- EXERCISE AIM
Please restate the following records word for word.

*** Opening of THE DATA ***

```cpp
extern "C" int sed_conv3x3_wino_rg_rows(int B, int C, int F, int T, int Cin, int Cin1) {
    WinoGeo g;
    if (Cin1 < 1 || Cin1 > 2 || !wino_geo(B, C, F, T, Cin, &g)) return 0;
    const size_t lds = g.lds + ((size_t)64 + (size_t)Cin1 * (F + 2) * (4 * g.TR + 2) + (size_t)4 * 9 * Cin1 * 32) * sizeof(float);
    return lds <= 160 * 1024 ? B * g.nblk * g.ncg : 0;
}
extern "C" int sed_conv3x3_wino_dgrad_bnred_rg(const float* dy, const float* ud, float* dx, float* partials, const float* pooled,
                                               const float* gamma, const float* beta, const float* mean, const float* rstd, float drop_p,
                                               const float* x1, int Cin1, const unsigned char* argmax_bits, float* rg_partials,
                                               int B, int C, int F, int T, int Cin, void* stream) {
    SED_REQUIRE(dy && ud && dx && partials && pooled && gamma && beta && mean && rstd && x1 && argmax_bits && rg_partials, "conv3x3_wino_dgrad_bnred_rg: null pointer");
    SED_REQUIRE(drop_p >= 0.f && drop_p < 1.f && (Cin1 == 1 || Cin1 == 2), "conv3x3_wino_dgrad_bnred_rg: bad drop_p / input channels");
    hipStream_t s = as_stream(stream);
    SedProfScope prof(SED_K_CONV_MFMA_DGRAD, s, 2.0 * 9.0 * C * Cin * (double)B * T * F);
    const ConvBnRed br{pooled, gamma, beta, nullptr, mean, rstd, 1.f - drop_p, 1.f / (1.f - drop_p), 1, 2, F, 2 * T,
                       x1, argmax_bits, rg_partials, 0.f};
    return sed_internal_wino_launch(dy, ud, nullptr, dx, partials, &br, Cin1, B, C, F, T, Cin, s);
}

extern "C" int sed_conv3x3_wino_bn_relu_pool_eval(const float* x, const float* uf_folded, const float* bias_folded, float* pooled,
                                                  int B, int Cin, int F, int T, int Cout, void* stream) {
    SED_REQUIRE(x && uf_folded && bias_folded && pooled, "conv3x3_wino_bn_relu_pool_eval: null pointer");
    hipStream_t s = as_stream(stream);
    SedProfScope prof(SED_K_CONV_MFMA_FWD, s, 2.0 * 9.0 * Cin * Cout * (double)B * T * F);
    return sed_internal_wino_launch(x, uf_folded, bias_folded, pooled, nullptr, nullptr, -1, B, Cin, F, T, Cout, s);
}
```

Measured before the change: 5.702 million mel-frames/s.

## Overlap epilogue prefetch with last Winograd MFMA step and skip dead dx store

Peels the last MFMA step of the Winograd dgrad main loop and interleaves the epilogue's pooled/argmax-bit prefetches and gamma/beta loads with those MFMAs, so epilogue memory latency hides behind compute. When the layer below fuses its weight-gradient reduction, the dx output is passed as null and the kernel skips writing it. It also specialises the conv1 wgrad assemble row-sum loop per input-channel count with multi-row batching, and replaces an integer divide with a reciprocal multiply. These change scheduling and register pressure and rely on the dx buffer being truly unused downstream.

```diff
diff --git a/sed_crnn_amd/csrc/conv1.hip b/sed_crnn_amd/csrc/conv1.hip
--- a/sed_crnn_amd/csrc/conv1.hip
+++ b/sed_crnn_amd/csrc/conv1.hip
@@ -694,6 +694,38 @@
 
 __device__ __forceinline__ int c1_gidx(int k, int k2, int NK) { return NK + k * NK - (k * (k - 1)) / 2 + (k2 - k); }
 
+template <int NVT, int RB>
+__device__ __forceinline__ void c1_assemble_row_sums(const float* __restrict__ part, int rows, int C, int co, double (*sw)[37]) {
+    const int lane = threadIdx.x & 63, wv = threadIdx.x >> 6;
+    double a[NVT];
+#pragma unroll
+    for (int v = 0; v < NVT; ++v) a[v] = 0.0;
+    for (int r0 = threadIdx.x; r0 < rows; r0 += 256 * RB) {
+        float pv[RB][NVT];
+#pragma unroll
+        for (int u = 0; u < RB; ++u) {
+            const int r = r0 + 256 * u;
+            if (r < rows) {
+                const float* pr = part + ((size_t)r * C + co) * NVT;
+#pragma unroll
+                for (int v = 0; v < NVT; ++v) pv[u][v] = pr[v];
+            }
+        }
+#pragma unroll
+        for (int u = 0; u < RB; ++u) {
+            if (r0 + 256 * u < rows) {
+#pragma unroll
+                for (int v = 0; v < NVT; ++v) a[v] += (double)pv[u][v];
+            }
+        }
+    }
+#pragma unroll
+    for (int v = 0; v < NVT; ++v) {
+        const double t = wave_sum_d(a[v]);
+        if (lane == 0) sw[wv][v] = t;
+    }
+}
+
 __global__ __launch_bounds__(256) void conv1_wgrad_assemble_k(
     const float* __restrict__ part, int rows, int Cin, int C, const double* __restrict__ gram, const float* __restrict__ wp,
     const float* __restrict__ bias, const float* __restrict__ mean, const float* __restrict__ rstd, const float* __restrict__ scale,
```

*** Close of THE DATA ***

- TASK OUTPUT
```cpp
extern "C" int sed_conv3x3_wino_rg_rows(int B, int C, int F, int T, int Cin, int Cin1) {
    WinoGeo g;
    if (Cin1 < 1 || Cin1 > 2 || !wino_geo(B, C, F, T, Cin, &g)) return 0;
    const size_t lds = g.lds + ((size_t)64 + (size_t)Cin1 * (F + 2) * (4 * g.TR + 2) + (size_t)4 * 9 * Cin1 * 32) * sizeof(float);
    return lds <= 160 * 1024 ? B * g.nblk * g.ncg : 0;
}
extern "C" int sed_conv3x3_wino_dgrad_bnred_rg(const float* dy, const float* ud, float* dx, float* partials, const float* pooled,
                                               const float* gamma, const float* beta, const float* mean, const float* rstd, float drop_p,
                                               const float* x1, int Cin1, const unsigned char* argmax_bits, float* rg_partials,
                                               int B, int C, int F, int T, int Cin, void* stream) {
    SED_REQUIRE(dy && ud && dx && partials && pooled && gamma && beta && mean && rstd && x1 && argmax_bits && rg_partials, "conv3x3_wino_dgrad_bnred_rg: null pointer");
    SED_REQUIRE(drop_p >= 0.f && drop_p < 1.f && (Cin1 == 1 || Cin1 == 2), "conv3x3_wino_dgrad_bnred_rg: bad drop_p / input channels");
    hipStream_t s = as_stream(stream);
    SedProfScope prof(SED_K_CONV_MFMA_DGRAD, s, 2.0 * 9.0 * C * Cin * (double)B * T * F);
    const ConvBnRed br{pooled, gamma, beta, nullptr, mean, rstd, 1.f - drop_p, 1.f / (1.f - drop_p), 1, 2, F, 2 * T,
                       x1, argmax_bits, rg_partials, 0.f};
    return sed_internal_wino_launch(dy, ud, nullptr, dx, partials, &br, Cin1, B, C, F, T, Cin, s);
}

extern "C" int sed_conv3x3_wino_bn_relu_pool_eval(const float* x, const float* uf_folded, const float* bias_folded, float* pooled,
                                                  int B, int Cin, int F, int T, int Cout, void* stream) {
    SED_REQUIRE(x && uf_folded && bias_folded && pooled, "conv3x3_wino_bn_relu_pool_eval: null pointer");
    hipStream_t s = as_stream(stream);
    SedProfScope prof(SED_K_CONV_MFMA_FWD, s, 2.0 * 9.0 * Cin * Cout * (double)B * T * F);
    return sed_internal_wino_launch(x, uf_folded, bias_folded, pooled, nullptr, nullptr, -1, B, Cin, F, T, Cout, s);
}
```

Measured before the change: 5.702 million mel-frames/s.

## Overlap epilogue prefetch with last Winograd MFMA step and skip dead dx store

Peels the last MFMA step of the Winograd dgrad main loop and interleaves the epilogue's pooled/argmax-bit prefetches and gamma/beta loads with those MFMAs, so epilogue memory latency hides behind compute. When the layer below fuses its weight-gradient reduction, the dx output is passed as null and the kernel skips writing it. It also specialises the conv1 wgrad assemble row-sum loop per input-channel count with multi-row batching, and replaces an integer divide with a reciprocal multiply. These change scheduling and register pressure and rely on the dx buffer being truly unused downstream.

```diff
diff --git a/sed_crnn_amd/csrc/conv1.hip b/sed_crnn_amd/csrc/conv1.hip
--- a/sed_crnn_amd/csrc/conv1.hip
+++ b/sed_crnn_amd/csrc/conv1.hip
@@ -694,6 +694,38 @@
 
 __device__ __forceinline__ int c1_gidx(int k, int k2, int NK) { return NK + k * NK - (k * (k - 1)) / 2 + (k2 - k); }
 
+template <int NVT, int RB>
+__device__ __forceinline__ void c1_assemble_row_sums(const float* __restrict__ part, int rows, int C, int co, double (*sw)[37]) {
+    const int lane = threadIdx.x & 63, wv = threadIdx.x >> 6;
+    double a[NVT];
+#pragma unroll
+    for (int v = 0; v < NVT; ++v) a[v] = 0.0;
+    for (int r0 = threadIdx.x; r0 < rows; r0 += 256 * RB) {
+        float pv[RB][NVT];
+#pragma unroll
+        for (int u = 0; u < RB; ++u) {
+            const int r = r0 + 256 * u;
+            if (r < rows) {
+                const float* pr = part + ((size_t)r * C + co) * NVT;
+#pragma unroll
+                for (int v = 0; v < NVT; ++v) pv[u][v] = pr[v];
+            }
+        }
+#pragma unroll
+        for (int u = 0; u < RB; ++u) {
+            if (r0 + 256 * u < rows) {
+#pragma unroll
+                for (int v = 0; v < NVT; ++v) a[v] += (double)pv[u][v];
+            }
+        }
+    }
+#pragma unroll
+    for (int v = 0; v < NVT; ++v) {
+        const double t = wave_sum_d(a[v]);
+        if (lane == 0) sw[wv][v] = t;
+    }
+}
+
 __global__ __launch_bounds__(256) void conv1_wgrad_assemble_k(
     const float* __restrict__ part, int rows, int Cin, int C, const double* __restrict__ gram, const float* __restrict__ wp,
     const float* __restrict__ bias, const float* __restrict__ mean, const float* __restrict__ rstd, const float* __restrict__ scale,
```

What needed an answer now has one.